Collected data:
BEGIN

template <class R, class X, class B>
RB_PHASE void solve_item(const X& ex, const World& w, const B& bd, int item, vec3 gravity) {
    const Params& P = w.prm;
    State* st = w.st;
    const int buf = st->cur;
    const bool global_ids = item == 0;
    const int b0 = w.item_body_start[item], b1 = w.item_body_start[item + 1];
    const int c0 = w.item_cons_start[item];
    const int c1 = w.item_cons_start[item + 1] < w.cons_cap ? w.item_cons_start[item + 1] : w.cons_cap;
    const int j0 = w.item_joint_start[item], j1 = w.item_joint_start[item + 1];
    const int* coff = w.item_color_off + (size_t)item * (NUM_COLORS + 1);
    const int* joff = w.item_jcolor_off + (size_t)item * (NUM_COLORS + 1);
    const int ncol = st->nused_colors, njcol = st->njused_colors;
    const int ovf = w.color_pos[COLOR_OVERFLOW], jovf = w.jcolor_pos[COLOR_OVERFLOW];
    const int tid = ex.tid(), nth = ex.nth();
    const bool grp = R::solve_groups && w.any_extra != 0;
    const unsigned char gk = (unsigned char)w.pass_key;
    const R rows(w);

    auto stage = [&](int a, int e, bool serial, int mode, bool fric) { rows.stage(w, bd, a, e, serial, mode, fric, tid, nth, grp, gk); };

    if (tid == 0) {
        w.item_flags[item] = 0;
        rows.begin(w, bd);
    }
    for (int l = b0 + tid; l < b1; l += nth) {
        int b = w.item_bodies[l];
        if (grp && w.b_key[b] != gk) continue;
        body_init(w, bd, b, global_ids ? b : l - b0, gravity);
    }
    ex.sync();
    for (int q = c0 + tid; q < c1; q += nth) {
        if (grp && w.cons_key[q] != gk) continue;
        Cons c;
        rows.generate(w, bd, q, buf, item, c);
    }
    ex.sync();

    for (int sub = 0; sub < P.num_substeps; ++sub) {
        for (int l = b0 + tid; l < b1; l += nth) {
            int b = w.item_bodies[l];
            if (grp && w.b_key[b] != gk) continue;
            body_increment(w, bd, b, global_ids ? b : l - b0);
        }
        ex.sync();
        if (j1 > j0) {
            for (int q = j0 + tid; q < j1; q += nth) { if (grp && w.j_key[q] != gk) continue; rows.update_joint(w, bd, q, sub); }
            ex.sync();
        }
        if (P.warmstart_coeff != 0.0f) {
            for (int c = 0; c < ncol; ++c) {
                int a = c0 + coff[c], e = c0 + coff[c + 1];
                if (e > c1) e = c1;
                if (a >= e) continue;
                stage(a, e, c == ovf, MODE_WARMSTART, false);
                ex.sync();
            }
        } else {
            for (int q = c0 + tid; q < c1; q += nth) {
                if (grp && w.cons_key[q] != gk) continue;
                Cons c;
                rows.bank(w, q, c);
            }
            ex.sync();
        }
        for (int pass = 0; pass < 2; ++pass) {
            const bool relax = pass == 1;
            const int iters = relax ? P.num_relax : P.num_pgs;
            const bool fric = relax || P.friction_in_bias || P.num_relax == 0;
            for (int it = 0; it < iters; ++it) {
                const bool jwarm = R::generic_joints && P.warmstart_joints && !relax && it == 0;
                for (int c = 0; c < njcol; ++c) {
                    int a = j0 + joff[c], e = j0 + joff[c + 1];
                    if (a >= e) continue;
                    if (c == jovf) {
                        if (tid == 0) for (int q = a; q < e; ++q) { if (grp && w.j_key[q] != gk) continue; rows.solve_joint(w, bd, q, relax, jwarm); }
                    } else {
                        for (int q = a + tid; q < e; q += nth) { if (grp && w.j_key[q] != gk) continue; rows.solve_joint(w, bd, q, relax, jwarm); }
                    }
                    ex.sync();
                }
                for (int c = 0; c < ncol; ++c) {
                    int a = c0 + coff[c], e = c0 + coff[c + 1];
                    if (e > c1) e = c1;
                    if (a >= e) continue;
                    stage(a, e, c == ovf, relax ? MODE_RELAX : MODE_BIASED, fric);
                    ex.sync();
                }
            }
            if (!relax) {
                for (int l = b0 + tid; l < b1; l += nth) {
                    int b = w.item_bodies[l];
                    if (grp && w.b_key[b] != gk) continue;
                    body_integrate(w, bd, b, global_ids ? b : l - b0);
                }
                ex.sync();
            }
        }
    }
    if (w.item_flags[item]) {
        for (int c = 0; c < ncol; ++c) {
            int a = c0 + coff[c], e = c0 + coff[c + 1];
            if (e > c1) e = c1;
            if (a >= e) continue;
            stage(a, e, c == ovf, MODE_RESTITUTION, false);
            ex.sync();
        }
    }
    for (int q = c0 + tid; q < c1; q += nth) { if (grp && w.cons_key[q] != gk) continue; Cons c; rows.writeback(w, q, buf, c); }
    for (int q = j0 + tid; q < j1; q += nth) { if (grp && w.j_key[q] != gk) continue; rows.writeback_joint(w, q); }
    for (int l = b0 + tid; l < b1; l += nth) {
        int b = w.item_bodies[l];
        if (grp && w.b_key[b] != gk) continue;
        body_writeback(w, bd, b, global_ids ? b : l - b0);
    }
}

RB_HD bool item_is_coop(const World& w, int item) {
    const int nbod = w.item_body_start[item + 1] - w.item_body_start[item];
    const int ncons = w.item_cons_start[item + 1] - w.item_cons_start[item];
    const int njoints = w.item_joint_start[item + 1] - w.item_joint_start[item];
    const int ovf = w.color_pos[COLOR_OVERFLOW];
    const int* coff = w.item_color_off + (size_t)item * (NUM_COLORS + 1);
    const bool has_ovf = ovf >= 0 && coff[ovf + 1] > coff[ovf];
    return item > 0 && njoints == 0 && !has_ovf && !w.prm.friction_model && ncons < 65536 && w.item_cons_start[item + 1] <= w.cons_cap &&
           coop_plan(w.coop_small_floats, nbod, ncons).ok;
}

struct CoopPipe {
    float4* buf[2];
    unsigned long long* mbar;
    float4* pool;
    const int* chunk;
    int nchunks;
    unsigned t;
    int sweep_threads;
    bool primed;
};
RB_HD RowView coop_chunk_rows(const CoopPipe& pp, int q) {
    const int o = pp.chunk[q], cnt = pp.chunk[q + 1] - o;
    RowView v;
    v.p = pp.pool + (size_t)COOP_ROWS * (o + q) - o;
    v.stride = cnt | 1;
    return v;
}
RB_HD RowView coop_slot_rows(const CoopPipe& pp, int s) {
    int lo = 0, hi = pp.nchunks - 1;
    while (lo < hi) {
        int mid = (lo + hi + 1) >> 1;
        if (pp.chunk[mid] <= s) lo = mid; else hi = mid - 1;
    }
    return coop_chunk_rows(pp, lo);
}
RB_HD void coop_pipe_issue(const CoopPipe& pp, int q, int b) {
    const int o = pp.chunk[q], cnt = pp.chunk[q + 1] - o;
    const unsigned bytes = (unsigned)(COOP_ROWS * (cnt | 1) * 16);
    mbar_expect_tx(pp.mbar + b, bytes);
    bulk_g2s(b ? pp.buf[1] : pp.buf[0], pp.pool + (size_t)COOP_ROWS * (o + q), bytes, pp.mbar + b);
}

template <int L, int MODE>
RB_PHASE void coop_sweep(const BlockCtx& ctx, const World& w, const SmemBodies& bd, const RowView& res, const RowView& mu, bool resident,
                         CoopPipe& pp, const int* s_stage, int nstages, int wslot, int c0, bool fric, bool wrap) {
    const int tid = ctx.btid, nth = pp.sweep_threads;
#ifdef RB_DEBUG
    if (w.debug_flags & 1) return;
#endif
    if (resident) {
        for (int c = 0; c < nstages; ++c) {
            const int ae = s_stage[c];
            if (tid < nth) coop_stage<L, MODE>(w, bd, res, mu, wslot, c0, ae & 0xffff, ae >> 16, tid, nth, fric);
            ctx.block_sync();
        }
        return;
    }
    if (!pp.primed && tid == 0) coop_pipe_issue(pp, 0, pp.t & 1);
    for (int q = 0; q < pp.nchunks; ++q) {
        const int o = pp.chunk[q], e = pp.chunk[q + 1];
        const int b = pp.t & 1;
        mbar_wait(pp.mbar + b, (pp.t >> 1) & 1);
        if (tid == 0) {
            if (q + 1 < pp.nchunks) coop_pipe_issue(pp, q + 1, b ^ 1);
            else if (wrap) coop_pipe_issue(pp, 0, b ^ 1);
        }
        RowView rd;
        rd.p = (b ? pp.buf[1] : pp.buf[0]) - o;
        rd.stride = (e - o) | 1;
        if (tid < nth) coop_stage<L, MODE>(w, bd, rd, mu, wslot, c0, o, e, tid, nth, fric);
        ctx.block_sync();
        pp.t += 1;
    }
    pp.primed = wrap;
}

END
BEGIN

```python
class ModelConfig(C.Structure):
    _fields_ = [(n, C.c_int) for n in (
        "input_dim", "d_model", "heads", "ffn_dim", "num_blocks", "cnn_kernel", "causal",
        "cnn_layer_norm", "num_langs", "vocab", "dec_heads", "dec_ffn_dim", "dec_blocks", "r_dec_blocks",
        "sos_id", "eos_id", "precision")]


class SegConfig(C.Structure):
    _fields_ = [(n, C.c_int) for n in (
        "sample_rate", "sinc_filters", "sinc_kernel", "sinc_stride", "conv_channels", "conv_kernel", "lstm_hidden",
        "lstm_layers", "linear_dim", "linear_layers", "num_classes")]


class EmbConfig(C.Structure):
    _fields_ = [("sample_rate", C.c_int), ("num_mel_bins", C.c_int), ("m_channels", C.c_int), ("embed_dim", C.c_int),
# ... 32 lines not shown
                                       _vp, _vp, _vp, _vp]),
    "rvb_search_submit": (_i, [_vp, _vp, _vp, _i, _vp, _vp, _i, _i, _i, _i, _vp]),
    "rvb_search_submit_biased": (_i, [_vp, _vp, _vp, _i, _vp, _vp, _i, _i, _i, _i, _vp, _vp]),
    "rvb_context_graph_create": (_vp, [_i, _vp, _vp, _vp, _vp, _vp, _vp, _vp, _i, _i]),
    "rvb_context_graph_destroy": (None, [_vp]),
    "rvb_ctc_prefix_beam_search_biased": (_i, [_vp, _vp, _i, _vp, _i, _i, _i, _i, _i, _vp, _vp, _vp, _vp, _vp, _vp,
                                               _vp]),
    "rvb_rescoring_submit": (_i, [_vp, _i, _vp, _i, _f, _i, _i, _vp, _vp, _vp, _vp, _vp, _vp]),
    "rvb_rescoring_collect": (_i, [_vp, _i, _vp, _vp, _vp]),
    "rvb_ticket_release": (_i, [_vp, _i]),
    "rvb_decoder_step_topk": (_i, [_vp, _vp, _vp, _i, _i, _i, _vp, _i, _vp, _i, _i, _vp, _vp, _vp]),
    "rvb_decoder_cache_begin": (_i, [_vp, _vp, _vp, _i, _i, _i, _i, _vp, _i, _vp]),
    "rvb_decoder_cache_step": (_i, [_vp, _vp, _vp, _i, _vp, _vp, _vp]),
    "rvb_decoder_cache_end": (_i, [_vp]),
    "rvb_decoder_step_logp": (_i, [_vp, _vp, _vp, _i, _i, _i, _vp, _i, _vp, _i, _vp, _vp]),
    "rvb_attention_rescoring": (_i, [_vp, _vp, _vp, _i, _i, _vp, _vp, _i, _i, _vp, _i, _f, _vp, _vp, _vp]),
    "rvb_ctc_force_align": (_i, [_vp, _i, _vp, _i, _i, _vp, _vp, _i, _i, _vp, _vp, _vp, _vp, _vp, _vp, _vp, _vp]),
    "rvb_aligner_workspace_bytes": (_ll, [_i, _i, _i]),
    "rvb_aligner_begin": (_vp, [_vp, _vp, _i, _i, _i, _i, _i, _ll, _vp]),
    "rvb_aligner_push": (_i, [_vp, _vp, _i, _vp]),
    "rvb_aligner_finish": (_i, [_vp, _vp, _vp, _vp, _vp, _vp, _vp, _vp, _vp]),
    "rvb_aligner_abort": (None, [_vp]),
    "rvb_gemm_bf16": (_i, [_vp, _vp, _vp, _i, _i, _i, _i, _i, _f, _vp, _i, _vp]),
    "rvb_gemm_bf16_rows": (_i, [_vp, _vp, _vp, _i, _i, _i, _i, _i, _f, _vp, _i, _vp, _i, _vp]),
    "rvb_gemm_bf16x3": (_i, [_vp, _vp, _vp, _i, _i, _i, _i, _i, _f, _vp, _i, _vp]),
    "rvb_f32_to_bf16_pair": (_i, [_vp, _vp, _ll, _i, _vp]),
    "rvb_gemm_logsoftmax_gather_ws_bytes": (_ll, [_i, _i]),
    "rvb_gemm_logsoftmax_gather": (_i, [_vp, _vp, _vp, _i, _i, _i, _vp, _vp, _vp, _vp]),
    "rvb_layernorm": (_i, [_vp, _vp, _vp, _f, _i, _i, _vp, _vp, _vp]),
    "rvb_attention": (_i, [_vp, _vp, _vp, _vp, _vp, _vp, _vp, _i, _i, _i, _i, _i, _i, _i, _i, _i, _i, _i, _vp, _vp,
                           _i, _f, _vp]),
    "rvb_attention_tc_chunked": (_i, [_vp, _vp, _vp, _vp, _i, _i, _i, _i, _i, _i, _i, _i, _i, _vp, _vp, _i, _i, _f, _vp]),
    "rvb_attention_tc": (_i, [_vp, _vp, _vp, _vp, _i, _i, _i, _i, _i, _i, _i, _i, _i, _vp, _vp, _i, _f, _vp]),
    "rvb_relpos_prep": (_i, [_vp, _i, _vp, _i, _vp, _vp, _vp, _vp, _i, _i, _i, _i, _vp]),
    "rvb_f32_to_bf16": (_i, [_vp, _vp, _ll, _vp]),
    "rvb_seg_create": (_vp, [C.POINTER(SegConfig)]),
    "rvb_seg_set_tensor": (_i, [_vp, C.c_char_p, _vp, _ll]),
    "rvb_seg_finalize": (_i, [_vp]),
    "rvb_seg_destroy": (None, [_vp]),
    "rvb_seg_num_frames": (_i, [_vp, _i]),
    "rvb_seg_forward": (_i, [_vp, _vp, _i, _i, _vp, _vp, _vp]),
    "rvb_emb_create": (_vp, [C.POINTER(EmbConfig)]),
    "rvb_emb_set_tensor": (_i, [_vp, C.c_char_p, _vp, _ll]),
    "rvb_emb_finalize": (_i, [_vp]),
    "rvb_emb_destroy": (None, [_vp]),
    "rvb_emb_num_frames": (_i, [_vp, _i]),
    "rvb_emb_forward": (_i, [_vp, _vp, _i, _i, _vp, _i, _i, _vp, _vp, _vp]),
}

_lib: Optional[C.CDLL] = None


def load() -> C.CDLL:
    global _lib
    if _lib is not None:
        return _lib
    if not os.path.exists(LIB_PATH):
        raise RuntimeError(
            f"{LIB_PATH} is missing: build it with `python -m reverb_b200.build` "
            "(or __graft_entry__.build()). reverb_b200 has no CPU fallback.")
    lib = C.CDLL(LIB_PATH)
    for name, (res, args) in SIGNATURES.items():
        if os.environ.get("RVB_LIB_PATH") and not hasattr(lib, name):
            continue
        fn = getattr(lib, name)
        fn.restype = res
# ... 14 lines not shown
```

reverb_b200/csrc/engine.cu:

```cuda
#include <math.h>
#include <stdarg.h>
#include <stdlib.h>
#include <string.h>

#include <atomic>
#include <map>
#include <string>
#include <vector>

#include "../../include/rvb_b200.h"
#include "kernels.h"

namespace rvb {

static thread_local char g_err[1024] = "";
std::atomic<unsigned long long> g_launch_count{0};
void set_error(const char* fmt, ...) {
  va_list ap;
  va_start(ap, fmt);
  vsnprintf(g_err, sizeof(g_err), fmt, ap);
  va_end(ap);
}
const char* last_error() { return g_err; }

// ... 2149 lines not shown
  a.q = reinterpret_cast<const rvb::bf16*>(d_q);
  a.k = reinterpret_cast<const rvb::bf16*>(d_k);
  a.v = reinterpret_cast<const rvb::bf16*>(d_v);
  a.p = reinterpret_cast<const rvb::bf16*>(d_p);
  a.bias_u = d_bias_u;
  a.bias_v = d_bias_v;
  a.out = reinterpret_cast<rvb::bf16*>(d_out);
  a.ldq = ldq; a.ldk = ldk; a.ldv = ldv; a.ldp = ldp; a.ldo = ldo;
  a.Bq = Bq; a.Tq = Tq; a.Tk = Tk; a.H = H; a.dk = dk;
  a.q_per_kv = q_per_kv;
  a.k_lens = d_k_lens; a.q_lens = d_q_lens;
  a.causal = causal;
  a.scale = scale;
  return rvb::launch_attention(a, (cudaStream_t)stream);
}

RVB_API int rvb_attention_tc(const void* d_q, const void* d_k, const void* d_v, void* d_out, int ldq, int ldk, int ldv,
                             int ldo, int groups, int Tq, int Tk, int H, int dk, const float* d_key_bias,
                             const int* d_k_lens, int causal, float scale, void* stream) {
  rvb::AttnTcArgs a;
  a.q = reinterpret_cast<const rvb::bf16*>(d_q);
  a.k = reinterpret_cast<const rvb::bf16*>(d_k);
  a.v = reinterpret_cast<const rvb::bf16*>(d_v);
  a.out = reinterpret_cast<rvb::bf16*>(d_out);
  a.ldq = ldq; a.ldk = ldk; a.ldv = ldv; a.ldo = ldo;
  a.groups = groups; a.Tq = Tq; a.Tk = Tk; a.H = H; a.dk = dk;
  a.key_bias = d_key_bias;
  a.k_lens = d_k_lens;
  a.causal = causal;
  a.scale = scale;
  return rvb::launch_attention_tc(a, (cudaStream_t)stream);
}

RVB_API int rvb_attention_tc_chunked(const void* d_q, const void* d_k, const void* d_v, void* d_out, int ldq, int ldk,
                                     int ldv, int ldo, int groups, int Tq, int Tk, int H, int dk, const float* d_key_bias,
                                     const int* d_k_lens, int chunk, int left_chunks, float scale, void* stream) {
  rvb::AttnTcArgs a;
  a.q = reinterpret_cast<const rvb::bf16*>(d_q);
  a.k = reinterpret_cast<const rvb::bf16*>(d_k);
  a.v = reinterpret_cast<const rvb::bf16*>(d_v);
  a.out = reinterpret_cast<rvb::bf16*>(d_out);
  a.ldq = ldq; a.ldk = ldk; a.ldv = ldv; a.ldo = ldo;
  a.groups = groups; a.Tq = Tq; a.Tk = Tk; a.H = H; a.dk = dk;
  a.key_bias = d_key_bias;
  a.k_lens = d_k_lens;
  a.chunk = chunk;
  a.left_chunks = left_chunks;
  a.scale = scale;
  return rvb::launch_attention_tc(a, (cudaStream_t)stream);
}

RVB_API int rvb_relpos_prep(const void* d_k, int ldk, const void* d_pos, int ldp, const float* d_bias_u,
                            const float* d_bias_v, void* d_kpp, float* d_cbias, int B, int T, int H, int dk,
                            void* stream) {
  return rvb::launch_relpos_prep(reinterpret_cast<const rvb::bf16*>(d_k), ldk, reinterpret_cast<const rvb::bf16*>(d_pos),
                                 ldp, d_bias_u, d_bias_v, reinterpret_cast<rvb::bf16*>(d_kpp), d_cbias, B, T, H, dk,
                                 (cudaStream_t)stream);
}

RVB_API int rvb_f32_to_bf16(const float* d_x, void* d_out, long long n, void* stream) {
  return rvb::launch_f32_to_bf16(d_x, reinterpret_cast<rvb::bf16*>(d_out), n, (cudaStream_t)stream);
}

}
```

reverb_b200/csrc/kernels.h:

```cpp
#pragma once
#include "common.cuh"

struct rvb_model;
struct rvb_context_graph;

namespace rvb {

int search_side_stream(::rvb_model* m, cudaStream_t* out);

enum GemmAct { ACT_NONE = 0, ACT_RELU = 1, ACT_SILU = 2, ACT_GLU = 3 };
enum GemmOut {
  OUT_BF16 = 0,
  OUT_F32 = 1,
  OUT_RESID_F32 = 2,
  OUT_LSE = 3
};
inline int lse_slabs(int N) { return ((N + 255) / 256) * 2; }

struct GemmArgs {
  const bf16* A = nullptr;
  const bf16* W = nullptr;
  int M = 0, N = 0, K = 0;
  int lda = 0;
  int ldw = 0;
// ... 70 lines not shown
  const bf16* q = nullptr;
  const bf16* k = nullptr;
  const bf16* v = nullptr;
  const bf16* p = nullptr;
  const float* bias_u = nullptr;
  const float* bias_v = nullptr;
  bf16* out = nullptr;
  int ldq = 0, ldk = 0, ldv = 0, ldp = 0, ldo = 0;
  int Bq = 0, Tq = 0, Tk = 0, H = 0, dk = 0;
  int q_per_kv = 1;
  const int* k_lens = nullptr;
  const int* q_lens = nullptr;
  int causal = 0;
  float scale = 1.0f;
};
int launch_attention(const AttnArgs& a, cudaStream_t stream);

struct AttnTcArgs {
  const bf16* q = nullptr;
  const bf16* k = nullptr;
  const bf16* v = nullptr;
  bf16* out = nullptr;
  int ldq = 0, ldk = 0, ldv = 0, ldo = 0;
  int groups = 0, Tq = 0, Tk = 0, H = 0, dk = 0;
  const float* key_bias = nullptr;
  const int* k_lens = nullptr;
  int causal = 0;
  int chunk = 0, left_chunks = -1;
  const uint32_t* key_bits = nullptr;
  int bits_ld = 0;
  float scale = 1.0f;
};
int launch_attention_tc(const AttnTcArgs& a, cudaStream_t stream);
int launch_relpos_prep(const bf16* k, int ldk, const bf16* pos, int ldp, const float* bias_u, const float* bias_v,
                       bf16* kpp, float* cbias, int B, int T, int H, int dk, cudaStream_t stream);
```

END

Report every line of the data in which "Structure" appears.

class ModelConfig(C.Structure):
class SegConfig(C.Structure):
class EmbConfig(C.Structure):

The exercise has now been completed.